Love Christmas! *Starts dancing around the house, singing "Ring Christmas Bells...*

     

Betsy


----------



## Ann in Arlington (Oct 27, 2008)

Betsy the Quilter said:


> Love Christmas! *Starts dancing around the house, singing "Ring Christmas Bells...*
> 
> 
> 
> Betsy


You want to come over and do my decorations? 

I do like the season, but would prefer if there were someone to help with stuff, 'cause it's more fun then. Ed's busy at the church of course and the Boy's not coming home until the 24th because they're going to see TransSiberian Orchestra on the 23rd.


----------



## Betsy the Quilter (Oct 27, 2008)

Sure, when should I be there? 

Gotta finish ours first.  Fred's not as into it as I am....

"Hark the Herald Angles Sing* La-la-la-la-la-la-la-laaaaaa."

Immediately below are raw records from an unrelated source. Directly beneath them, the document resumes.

#ifndef MSI_X2_WAVES
#define MSI_X2_WAVES 4
#endif
#ifndef MSI_X2_LATE_CB
#define MSI_X2_LATE_CB 1
#endif
template <int NP>
__device__ __forceinline__ void split_mfma(f32x16 &acc, f32x16 &lo, const v4f &ah, const v4f &am, const v4f &al, const v4f &bh, const v4f &bm, const v4f &bl);
template <int RATE, int APPLY, int NPL, int TH>
__device__ __forceinline__ void conv_halo_x3_body(const ConvParams &p, char *smem) {
  typedef HaloGeomX3<RATE, x3_nstg(RATE, NPL), NPL, TH> G;
  constexpr int RY = x3_rate_y(RATE), RX = x3_rate_x(RATE), PW = G::PW, NPX = G::NPX, NLOAD = G::NLOAD;
  static_assert(RATE != 3 || TH == 4, "row-parity tiles: four rows");
  constexpr int MT = TH / 4, NT = 1, BM = 16 * TH;
  static_assert(TH == 4 || (TH == 8 && NPL == 3 && RATE == 1), "the 8-row tile is built for the six-product form at rate 1");
#ifdef MSI_CONV_TIMING
  const unsigned long long ts0 = __builtin_amdgcn_s_memtime(), ts0r = __builtin_amdgcn_s_memrealtime();
#endif
  const int tid = threadIdx.x, lane = tid & 63;
  const int wave = __builtin_amdgcn_readfirstlane(tid >> 6);
  const int wm = wave >> 1, wn = wave & 1;
  const int CH = p.cpt0;
  int t, c0 = 0, c1 = CH, ks = 0, slot = 0;
  {
    const int bid = blockIdx.x;
    if (bid < p.nb_main && p.split0 == 1) {
      const int q = p.n_main >> 3, r = p.n_main & 7, xcd = bid & 7, local = bid >> 3;
      t = (xcd < r ? xcd * (q + 1) : r * (q + 1) + (xcd - r) * q) + local;
    } else {
      int sp, r, tbase;
      unsigned mg;
      if (bid < p.nb_main) { sp = p.split0; mg = p.mg_sp0; r = bid; tbase = 0; }
      else { sp = p.split; mg = p.mg_sp; r = bid - p.nb_main; tbase = p.n_main; }
      const int tl = (int)udiv_magic((unsigned)r, (unsigned)sp, mg);
      ks = r - tl * sp;
      t = tbase + tl;
      c0 = (int)udiv_magic((unsigned)(ks * CH), (unsigned)sp, mg);
      c1 = (int)udiv_magic((unsigned)((ks + 1) * CH), (unsigned)sp, mg);
      slot = bid - (p.split0 == 1 ? p.nb_main : 0);
    }
  }
  const bool full = (c0 == 0) & (c1 == CH);
  int tile_m, tile_n, b;
  {
    int r = t;
    const int q1 = (int)udiv_magic((unsigned)r, (unsigned)p.tiles_m, p.mg_tm);
    tile_m = r - q1 * p.tiles_m; r = q1;
    const int q2 = (int)udiv_magic((unsigned)r, (unsigned)p.tiles_n, p.mg_tn);
    tile_n = r - q2 * p.tiles_n;
    b = q2;
  }
  LnShard shard = {0, 0};
  if (APPLY) shard = ln_shard_load(p.ln_sums + (size_t)b * LN_SHARDS * LN_WORDS, tid);
  const int tyi = (int)udiv_magic((unsigned)tile_m, (unsigned)p.halo_tx, p.mg_htx);
  const int ow0 = (tile_m - tyi * p.halo_tx) * 16;
  const int H = p.Hin, W = p.Win, C = p.C0;
  v4f cbv[4] = {};
  if (MT == 1 && (!MSI_X2_LATE_CB || NPL != 2)) load_coord_bias(p, tile_m, tile_n, tid, cbv);
  const int S = p.ksteps;
  const int plane_bytes = p.npad * G::B_ROW;
  const __amdgpu_buffer_rsrc_t rsrc_b = __builtin_amdgcn_make_buffer_rsrc((void *)p.wpk_x3, 0, (int)((size_t)S * NPL * plane_bytes), 0x00020000);
  const unsigned b_voff = (unsigned)((tile_n * 64 + wave * 16 + (lane >> 2)) * G::B_ROW + (lane & 3) * 16);
  int c = c0, cpar = 0;
  (void)cpar;
  auto b_issue = [&](const int c, const int tap, const int st) __attribute__((always_inline)) {
    if (MSI_X3_ABLATE & 1) return;
    char *sB_ = smem + G::A_BYTES + st * G::B_STAGE + wave * 16 * G::B_ROW;
    const int soff_ = (tap * CH + c) * NPL * plane_bytes;
    __builtin_amdgcn_raw_ptr_buffer_load_lds(rsrc_b, (lds_void *)sB_, 16, b_voff, soff_, 0, 0);
    __builtin_amdgcn_raw_ptr_buffer_load_lds(rsrc_b, (lds_void *)(sB_ + G::B_PLANE), 16, b_voff, soff_ + plane_bytes, 0, 0);
    if (NPL == 3) __builtin_amdgcn_raw_ptr_buffer_load_lds(rsrc_b, (lds_void *)(sB_ + 2 * G::B_PLANE), 16, b_voff, soff_ + 2 * plane_bytes, 0, 0);
  };
  b_issue(c0, 0, 0);
  if (G::NSTG == 3) b_issue(c0, 1, 1);

  unsigned voff[NLOAD], lds_a[NLOAD];
  bool pok[NLOAD];
  const int cslot = tid & 7;
#pragma unroll
  for (int k = 0; k < NLOAD; ++k) {
    const int pp = (tid + 256 * k) >> 3;
    const int py = pp / PW, px = pp - py * PW;
    const int ih = RATE == 3 ? (tyi >> 1) * (2 * TH) + (tyi & 1) + 2 * (py - 1) : tyi * TH - RY + py;
    int iw = ow0 - RX + px;
    if (p.wrap) iw = iw < 0 ? iw + W : (iw >= W ? iw - W : iw);
    pok[k] = pp < NPX && ih >= 0 && ih < H && iw >= 0 && iw < W;
    voff[k] = pok[k] ? __umul24((unsigned)(ih * W + iw), (unsigned)(C * 4)) + (unsigned)(cslot * 16) : OOB;
    lds_a[k] = pp < NPX ? (unsigned)(py * G::ROW_PITCH + px * G::PIX_BYTES + cslot * 8) : 0xffffffffu;
  }
  const size_t in_bytes = (size_t)H * W * C * 4;
  const __amdgpu_buffer_rsrc_t rsrc_a = __builtin_amdgcn_make_buffer_rsrc((void *)(p.x0 + (size_t)b * in_bytes), 0, (int)in_bytes, 0x00020000);

  float inv_f = 1.f, mu_hi = 0.f, mu_lo = 0.f;
  bool has_pad = false;
  if (APPLY) {
    bool bad = false;
#pragma unroll
    for (int k = 0; k < NLOAD; ++k) bad |= (lds_a[k] != 0xffffffffu) && !pok[k];
    has_pad = __builtin_amdgcn_ballot_w64(bad) != 0;
  }
  v4f araw[NLOAD], g4, be4;
  unsigned amax_ = 0u;
  auto patch_load = [&](const int c) __attribute__((always_inline)) {
#pragma unroll
    for (int k_ = 0; k_ < NLOAD; ++k_)
      araw[k_] = __builtin_bit_cast(v4f, (u32x4_t)__builtin_amdgcn_raw_buffer_load_b128(rsrc_a, voff[k_], c * ROW_BYTES, 0));
    if (APPLY) {
      g4 = *reinterpret_cast<const v4f *>(p.ln_gamma + c * 32 + cslot * 4);
      be4 = *reinterpret_cast<const v4f *>(p.ln_beta + c * 32 + cslot * 4);
    }
  };
  auto patch_store = [&]() __attribute__((always_inline)) {
    v4f s4 = {1.f, 1.f, 1.f, 1.f}, t4 = {0.f, 0.f, 0.f, 0.f};
    if (APPLY) {
      s4 = inv_f * g4;
      const v4f nh = {-mu_hi, -mu_hi, -mu_hi, -mu_hi}, nl = {-mu_lo, -mu_lo, -mu_lo, -mu_lo};
      t4 = __builtin_elementwise_fma(nl, s4, __builtin_elementwise_fma(nh, s4, be4));
    }
#pragma unroll
    for (int k_ = 0; k_ < NLOAD; ++k_) {
      v4f y = araw[k_];
      if (APPLY) {
        y = __builtin_elementwise_max(__builtin_elementwise_fma(y, s4, t4), v4f{0.f, 0.f, 0.f, 0.f});
        if (has_pad && !pok[k_]) y = v4f{0.f, 0.f, 0.f, 0.f};
      }
      if (NPL == 2) {
        typedef _Float16 h2_t __attribute__((ext_vector_type(2)));
        typedef unsigned u2x_t __attribute__((ext_vector_type(2)));
        f16_range_track(amax_, y);
        const h2_t ha = {(_Float16)y.x, (_Float16)y.y}, hb = {(_Float16)y.z, (_Float16)y.w};
        const h2_t ma = {(_Float16)((y.x - (float)ha.x) * 2048.f), (_Float16)((y.y - (float)ha.y) * 2048.f)};
        const h2_t mb = {(_Float16)((y.z - (float)hb.x) * 2048.f), (_Float16)((y.w - (float)hb.y) * 2048.f)};
        if (lds_a[k_] != 0xffffffffu) {
          *reinterpret_cast<u2x_t *>(smem + lds_a[k_]) = u2x_t{__builtin_bit_cast(unsigned, ha), __builtin_bit_cast(unsigned, hb)};
          *reinterpret_cast<u2x_t *>(smem + lds_a[k_] + 64) = u2x_t{__builtin_bit_cast(unsigned, ma), __builtin_bit_cast(unsigned, mb)};
        }
      } else {
      unsigned h0, h1, m0, m1, l0, l1;
      asm("v_cvt_pk_bf16_f32 %0, %1, %2" : "=v"(h0) : "v"(y.x), "v"(y.y));
      asm("v_cvt_pk_bf16_f32 %0, %1, %2" : "=v"(h1) : "v"(y.z), "v"(y.w));
      v4f r = y - v4f{__builtin_bit_cast(float, h0 << 16), __builtin_bit_cast(float, h0 & 0xffff0000u),
                      __builtin_bit_cast(float, h1 << 16), __builtin_bit_cast(float, h1 & 0xffff0000u)};
      asm("v_cvt_pk_bf16_f32 %0, %1, %2" : "=v"(m0) : "v"(r.x), "v"(r.y));
      asm("v_cvt_pk_bf16_f32 %0, %1, %2" : "=v"(m1) : "v"(r.z), "v"(r.w));
      r = r - v4f{__builtin_bit_cast(float, m0 << 16), __builtin_bit_cast(float, m0 & 0xffff0000u),
                  __builtin_bit_cast(float, m1 << 16), __builtin_bit_cast(float, m1 & 0xffff0000u)};
      asm("v_cvt_pk_bf16_f32 %0, %1, %2" : "=v"(l0) : "v"(r.x), "v"(r.y));
      asm("v_cvt_pk_bf16_f32 %0, %1, %2" : "=v"(l1) : "v"(r.z), "v"(r.w));
      if (lds_a[k_] != 0xffffffffu) {
        typedef unsigned u2x_t __attribute__((ext_vector_type(2)));
        *reinterpret_cast<u2x_t *>(smem + lds_a[k_]) = u2x_t{h0, h1};
        *reinterpret_cast<u2x_t *>(smem + lds_a[k_] + 64) = u2x_t{m0, m1};
        *reinterpret_cast<u2x_t *>(smem + lds_a[k_] + 128) = u2x_t{l0, l1};
      }
    }
    }
  };
  const int frow = lane & 31, fh = lane >> 5, fswz = (frow >> 1) & 7;
  const unsigned lds_base = (unsigned)(size_t)(lds_void *)smem;
  const unsigned a_base = lds_base + (unsigned)((2 * MT * wm + (frow >> 4)) * G::ROW_PITCH + ((frow & 15) ^ ((frow >> 4) << 3)) * G::PIX_BYTES + fh * 16);
  unsigned b_s[2];
  (void)fswz;
#pragma unroll
  for (int s_ = 0; s_ < 2; ++s_)
    b_s[s_] = lds_base + G::A_BYTES + (wn * 32 + frow) * G::B_ROW + (((2 * s_ + fh) ^ ((frow >> 2) & 3)) << 4);
  typedef __bf16 bf16x8 __attribute__((ext_vector_type(8)));
  typedef _Float16 f16x8 __attribute__((ext_vector_type(8)));
  f32x16 acc[MT][1], acc_lo;
#pragma unroll
  for (int i = 0; i < MT; ++i)
#pragma unroll
    for (int r = 0; r < 16; ++r) acc[i][0][r] = acc_lo[r] = 0.f;

  auto htap = [&](auto TAP_c) __attribute__((always_inline)) {
    constexpr int TAP = decltype(TAP_c)::value;
    constexpr int KH_ = TAP / 3, KW_ = TAP % 3;
    const unsigned bst_ = (unsigned)(G::NSTG == 3 ? TAP % 3 : ((TAP ^ cpar) & 1)) * G::B_STAGE;
    constexpr int AOFF_ = KH_ * RY * G::ROW_PITCH + KW_ * RX * G::PIX_BYTES;
    v4f ah_[2], am_[2], al_[2], bh_[2], bm_[2], bl_[2];
    if (MSI_X3_EARLY_DMA || G::NSTG == 2) {
      constexpr int PD_ = G::NSTG - 1;
      const int stn_ = G::NSTG == 3 ? (TAP + 2) % 3 : (((TAP ^ cpar) & 1) ^ 1);
      if (TAP + PD_ < 9) { b_issue(c, TAP + PD_, stn_); }
      else if (c + 1 < c1) { b_issue(c + 1, TAP + PD_ - 9, stn_); }
    }
    if (NPL == 2) {
#pragma unroll
      for (int s_ = 0; s_ < 2; ++s_) {
        ah_[s_] = s_ == 0 ? lds_read128<AOFF_>(a_base) : lds_read128<AOFF_ + 32>(a_base);
        bh_[s_] = lds_read128<0>(b_s[s_] + bst_);
        am_[s_] = s_ == 0 ? lds_read128<AOFF_ + 64>(a_base) : lds_read128<AOFF_ + 96>(a_base);
        bm_[s_] = lds_read128<G::B_PLANE>(b_s[s_] + bst_);
      }
#pragma unroll
      for (int s_ = 0; s_ < 2; ++s_) {
        if (s_ == 0) wait_lgkm4<4>(ah_[0], bh_[0], am_[0], bm_[0]);
        else wait_lgkm4<0>(ah_[1], bh_[1], am_[1], bm_[1]);
        acc_lo = __builtin_amdgcn_mfma_f32_32x32x16_f16(__builtin_bit_cast(f16x8, bm_[s_]), __builtin_bit_cast(f16x8, ah_[s_]), acc_lo, 0, 0, 0);
        acc[0][0] = __builtin_amdgcn_mfma_f32_32x32x16_f16(__builtin_bit_cast(f16x8, bh_[s_]), __builtin_bit_cast(f16x8, ah_[s_]), acc[0][0], 0, 0, 0);
        acc_lo = __builtin_amdgcn_mfma_f32_32x32x16_f16(__builtin_bit_cast(f16x8, bh_[s_]), __builtin_bit_cast(f16x8, am_[s_]), acc_lo, 0, 0, 0);
        __builtin_amdgcn_sched_barrier(0);
        if (s_ == 0) {
          if (TAP == 0 && c + 1 < c1) patch_load(c + 1);
          if (!MSI_X3_EARLY_DMA && G::NSTG == 3) {
            if (TAP + 2 < 9) { b_issue(c, TAP + 2, (TAP + 2) % 3); }
            else if (c + 1 < c1) { b_issue(c + 1, TAP - 7, (TAP + 2) % 3); }
          }
        }
      }
    } else if constexpr (MT == 2) {
      constexpr int A1_ = AOFF_ + 2 * G::ROW_PITCH;
      v4f xh_[2][2], xm_[2][2], xl_[2][2];
      bh_[0] = lds_read128<0>(b_s[0] + bst_); bm_[0] = lds_read128<G::B_PLANE>(b_s[0] + bst_); bl_[0] = lds_read128<2 * G::B_PLANE>(b_s[0] + bst_);
      xh_[0][0] = lds_read128<AOFF_>(a_base); xm_[0][0] = lds_read128<AOFF_ + 64>(a_base); xl_[0][0] = lds_read128<AOFF_ + 128>(a_base);
      xh_[0][1] = lds_read128<A1_>(a_base); xm_[0][1] = lds_read128<A1_ + 64>(a_base); xl_[0][1] = lds_read128<A1_ + 128>(a_base);
      bh_[1] = lds_read128<0>(b_s[1] + bst_); bm_[1] = lds_read128<G::B_PLANE>(b_s[1] + bst_); bl_[1] = lds_read128<2 * G::B_PLANE>(b_s[1] + bst_);
      wait_lgkm6<6>(bh_[0], bm_[0], bl_[0], xh_[0][0], xm_[0][0], xl_[0][0]);
      split_mfma<3>(acc[0][0], acc_lo, xh_[0][0], xm_[0][0], xl_[0][0], bh_[0], bm_[0], bl_[0]);
      __builtin_amdgcn_sched_barrier(0);
      xh_[1][0] = lds_read128<AOFF_ + 32>(a_base); xm_[1][0] = lds_read128<AOFF_ + 96>(a_base); xl_[1][0] = lds_read128<AOFF_ + 160>(a_base);
      xh_[1][1] = lds_read128<A1_ + 32>(a_base); xm_[1][1] = lds_read128<A1_ + 96>(a_base); xl_[1][1] = lds_read128<A1_ + 160>(a_base);
      if (TAP == 0 && c + 1 < c1) patch_load(c + 1);
      wait_lgkm6<9>(xh_[0][1], xm_[0][1], xl_[0][1], bh_[0], bm_[0], bl_[0]);
      split_mfma<3>(acc[1][0], acc_lo, xh_[0][1], xm_[0][1], xl_[0][1], bh_[0], bm_[0], bl_[0]);
      __builtin_amdgcn_sched_barrier(0);
      wait_lgkm6<3>(bh_[1], bm_[1], bl_[1], xh_[1][0], xm_[1][0], xl_[1][0]);
      split_mfma<3>(acc[0][0], acc_lo, xh_[1][0], xm_[1][0], xl_[1][0], bh_[1], bm_[1], bl_[1]);
      __builtin_amdgcn_sched_barrier(0);
      wait_lgkm6<0>(xh_[1][1], xm_[1][1], xl_[1][1], bh_[1], bm_[1], bl_[1]);
      split_mfma<3>(acc[1][0], acc_lo, xh_[1][1], xm_[1][1], xl_[1][1], bh_[1], bm_[1], bl_[1]);
      __builtin_amdgcn_sched_barrier(0);
    } else {
    if (!(MSI_X3_ABLATE & 8))
#pragma unroll
      for (int s_ = 0; s_ < 2; ++s_) {
      ah_[s_] = s_ == 0 ? lds_read128<AOFF_>(a_base) : lds_read128<AOFF_ + 32>(a_base);
      bh_[s_] = lds_read128<0>(b_s[s_] + bst_);
      am_[s_] = s_ == 0 ? lds_read128<AOFF_ + 64>(a_base) : lds_read128<AOFF_ + 96>(a_base);
      bm_[s_] = lds_read128<G::B_PLANE>(b_s[s_] + bst_);
      al_[s_] = s_ == 0 ? lds_read128<AOFF_ + 128>(a_base) : lds_read128<AOFF_ + 160>(a_base);
      bl_[s_] = lds_read128<2 * G::B_PLANE>(b_s[s_] + bst_);
    }
#pragma unroll
      for (int s_ = 0; s_ < 2; ++s_) {
      if (s_ == 0) wait_lgkm6<6>(ah_[0], bh_[0], am_[0], bm_[0], al_[0], bl_[0]);
      else wait_lgkm6<0>(ah_[1], bh_[1], am_[1], bm_[1], al_[1], bl_[1]);
      if (!(MSI_X3_ABLATE & 16)) {
      acc[0][0] = __builtin_amdgcn_mfma_f32_32x32x16_bf16(__builtin_bit_cast(bf16x8, bm_[s_]), __builtin_bit_cast(bf16x8, am_[s_]), acc[0][0], 0, 0, 0);
      acc[0][0] = __builtin_amdgcn_mfma_f32_32x32x16_bf16(__builtin_bit_cast(bf16x8, bh_[s_]), __builtin_bit_cast(bf16x8, al_[s_]), acc[0][0], 0, 0, 0);
      acc[0][0] = __builtin_amdgcn_mfma_f32_32x32x16_bf16(__builtin_bit_cast(bf16x8, bl_[s_]), __builtin_bit_cast(bf16x8, ah_[s_]), acc[0][0], 0, 0, 0);
      acc[0][0] = __builtin_amdgcn_mfma_f32_32x32x16_bf16(__builtin_bit_cast(bf16x8, bh_[s_]), __builtin_bit_cast(bf16x8, am_[s_]), acc[0][0], 0, 0, 0);
      acc[0][0] = __builtin_amdgcn_mfma_f32_32x32x16_bf16(__builtin_bit_cast(bf16x8, bm_[s_]), __builtin_bit_cast(bf16x8, ah_[s_]), acc[0][0], 0, 0, 0);
      acc[0][0] = __builtin_amdgcn_mfma_f32_32x32x16_bf16(__builtin_bit_cast(bf16x8, bh_[s_]), __builtin_bit_cast(bf16x8, ah_[s_]), acc[0][0], 0, 0, 0);
      }
      __builtin_amdgcn_sched_barrier(0);
      if (s_ == 0) {
        if (TAP == 0 && c + 1 < c1) patch_load(c + 1);
        if (!MSI_X3_EARLY_DMA && G::NSTG == 3) {
        if (TAP + 2 < 9) { b_issue(c, TAP + 2, (TAP + 2) % 3); }
        else if (c + 1 < c1) { b_issue(c + 1, TAP - 7, (TAP + 2) % 3); }
        }
      }
    }
    }
    {
      const bool issued_ = (TAP + 2 < 9) || (c + 1 < c1);
      if (G::NSTG == 2) {
        if (TAP == 0 && c + 1 < c1) wait_vmcnt<NLOAD + (APPLY ? 2 : 0)>();
        else wait_vmcnt<0>();
      } else if (TAP == 0 && c + 1 < c1) wait_vmcnt<NPL + NLOAD + (APPLY ? 2 : 0)>();
      else if (issued_) wait_vmcnt<NPL>();
      else wait_vmcnt<0>();
    }
    if (!(MSI_X3_ABLATE & 4)) __builtin_amdgcn_s_barrier();
  };

  patch_load(c0);
  if (APPLY) {
    double *s_stat = reinterpret_cast<double *>(smem);
    ln_mean_inv_pre(shard, p.ln_inv_n, p.ln_scl_src, p.status, s_stat, tid);
    const double mu = s_stat[0];
    inv_f = (float)s_stat[1];
    mu_hi = (float)mu;
    mu_lo = (float)(mu - (double)mu_hi);
    __syncthreads();
  }
  wait_vmcnt<0>();
  patch_store();
  asm volatile("s_waitcnt lgkmcnt(0)" ::: "memory");
  __builtin_amdgcn_s_barrier();
#ifdef MSI_CONV_TIMING
  const unsigned long long ts1 = __builtin_amdgcn_s_memtime();
#endif
  for (; c < c1; ++c) {
    cpar = (c - c0) & 1;
    htap(IC<0>{}); htap(IC<1>{}); htap(IC<2>{}); htap(IC<3>{}); htap(IC<4>{}); htap(IC<5>{}); htap(IC<6>{}); htap(IC<7>{}); htap(IC<8>{});
    if (c + 1 < c1 && !(MSI_X3_ABLATE & 32)) {
      patch_store();
      asm volatile("s_waitcnt lgkmcnt(0)" ::: "memory");
      __builtin_amdgcn_s_barrier();
    }
  }
  if (MSI_X2_LATE_CB && NPL == 2) load_coord_bias(p, tile_m, tile_n, tid, cbv);
  if (NPL == 2) {
#pragma unroll
    for (int r = 0; r < 16; ++r) acc[0][0][r] = __builtin_fmaf(acc_lo[r], 1.f / 2048.f, acc[0][0][r]);
    if (__builtin_amdgcn_ballot_w64(amax_ > F16_MAX_BITS) != 0 && lane == 0) atomicOr(p.status, STATUS_F16_SPLIT_RANGE);
  }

My girlfriend's Christmas pageant is this weekend....she finished Christmas in Washington (TNT, 8PM ET, Friday) and went back to rehearsing for the pageant.  But I don't know if we'll make it.....

Betsy


----------



## Ann in Arlington (Oct 27, 2008)

How about Saturday? About 10?


----------



## KindleGirl (Nov 11, 2008)

I love the Christmas season. This year has been more harried than usual though with a sick father-in-law and late shopping, but I think I'm finally approaching the end. All but a few presents are wrapped and cookie baking is taking place today. I'm hoping to find a slow day or two to just sit and enjoy before Christmas arrives and is gone.

A few years ago I bought a couple gifts for hubby to give me as well, and it was absolutely no fun on Christmas. Although I can usually guess what's in each box anyway, even when I don't pick the stuff out personally. He pretty much buys right off of my list, which is good I guess, but I also like surprises. Every year I try to give him and the kids at least one thing they didn't ask for but I know they would like. He used to surprise me all the time, but not so much anymore. He has been working a lot of overtime so I'll cut him some slack this year. This year his surprise gift is a kindle fire from me. He doesn't read novels any more due to lack of time, but I'm hoping he'll enjoy it as a tablet. He's the only one in the house that doesn't have a tablet or laptop. We'll see how it goes....


----------



## prairiesky (Aug 11, 2009)

Love Christmas time....Last week my sisters and our kids met for a cookie exchange.  Fabulous!  I made 60 pizzells.  I came home with lots of cookies that I wouldn't have had times to bake.  We also have adopted two families (one with 7 kids) to give a Christmas.  So, we brought all the stuff we had bought and put it into piles.  Then we wrapped everything.  Really a great way to get into the Christmas spirit.  My oldest daughter will be giving all of it to the school counselor where she teaches to take to the families.  I would love to be a mouse to see their faces when she brings all of those festive packages in.
I am ready for our Christmas which will be on the 23rd so that all 3 of our daughters and our grandkids can come.  We will actually be alone on Christmas day.


----------



## Nancy Beck (Jul 1, 2011)

Anticipation. The last couple of Christmases have kind of been bummers for me, but this year is different, and not just because I'm taking the day off afterwards.  I'll be visiting all of the thousands of cousins (well, it seems that way, lol) all over the state on Christmas, PLUS I'll be visiting the last aunt I have who's still alive - she'll be 100 in January! I hope she makes it, but in case she doesn't - she is 99 after all, and still has a decent mind to go with that old body - at least I'll be able to say I saw her one last time...


----------



## balaspa (Dec 27, 2009)

I looked forward to it as a kid, for obvious reasons. And now I look forward to it as an adult not because of what I get - but because I love seeing my niece and nephew get excited about it like I did when I was their age.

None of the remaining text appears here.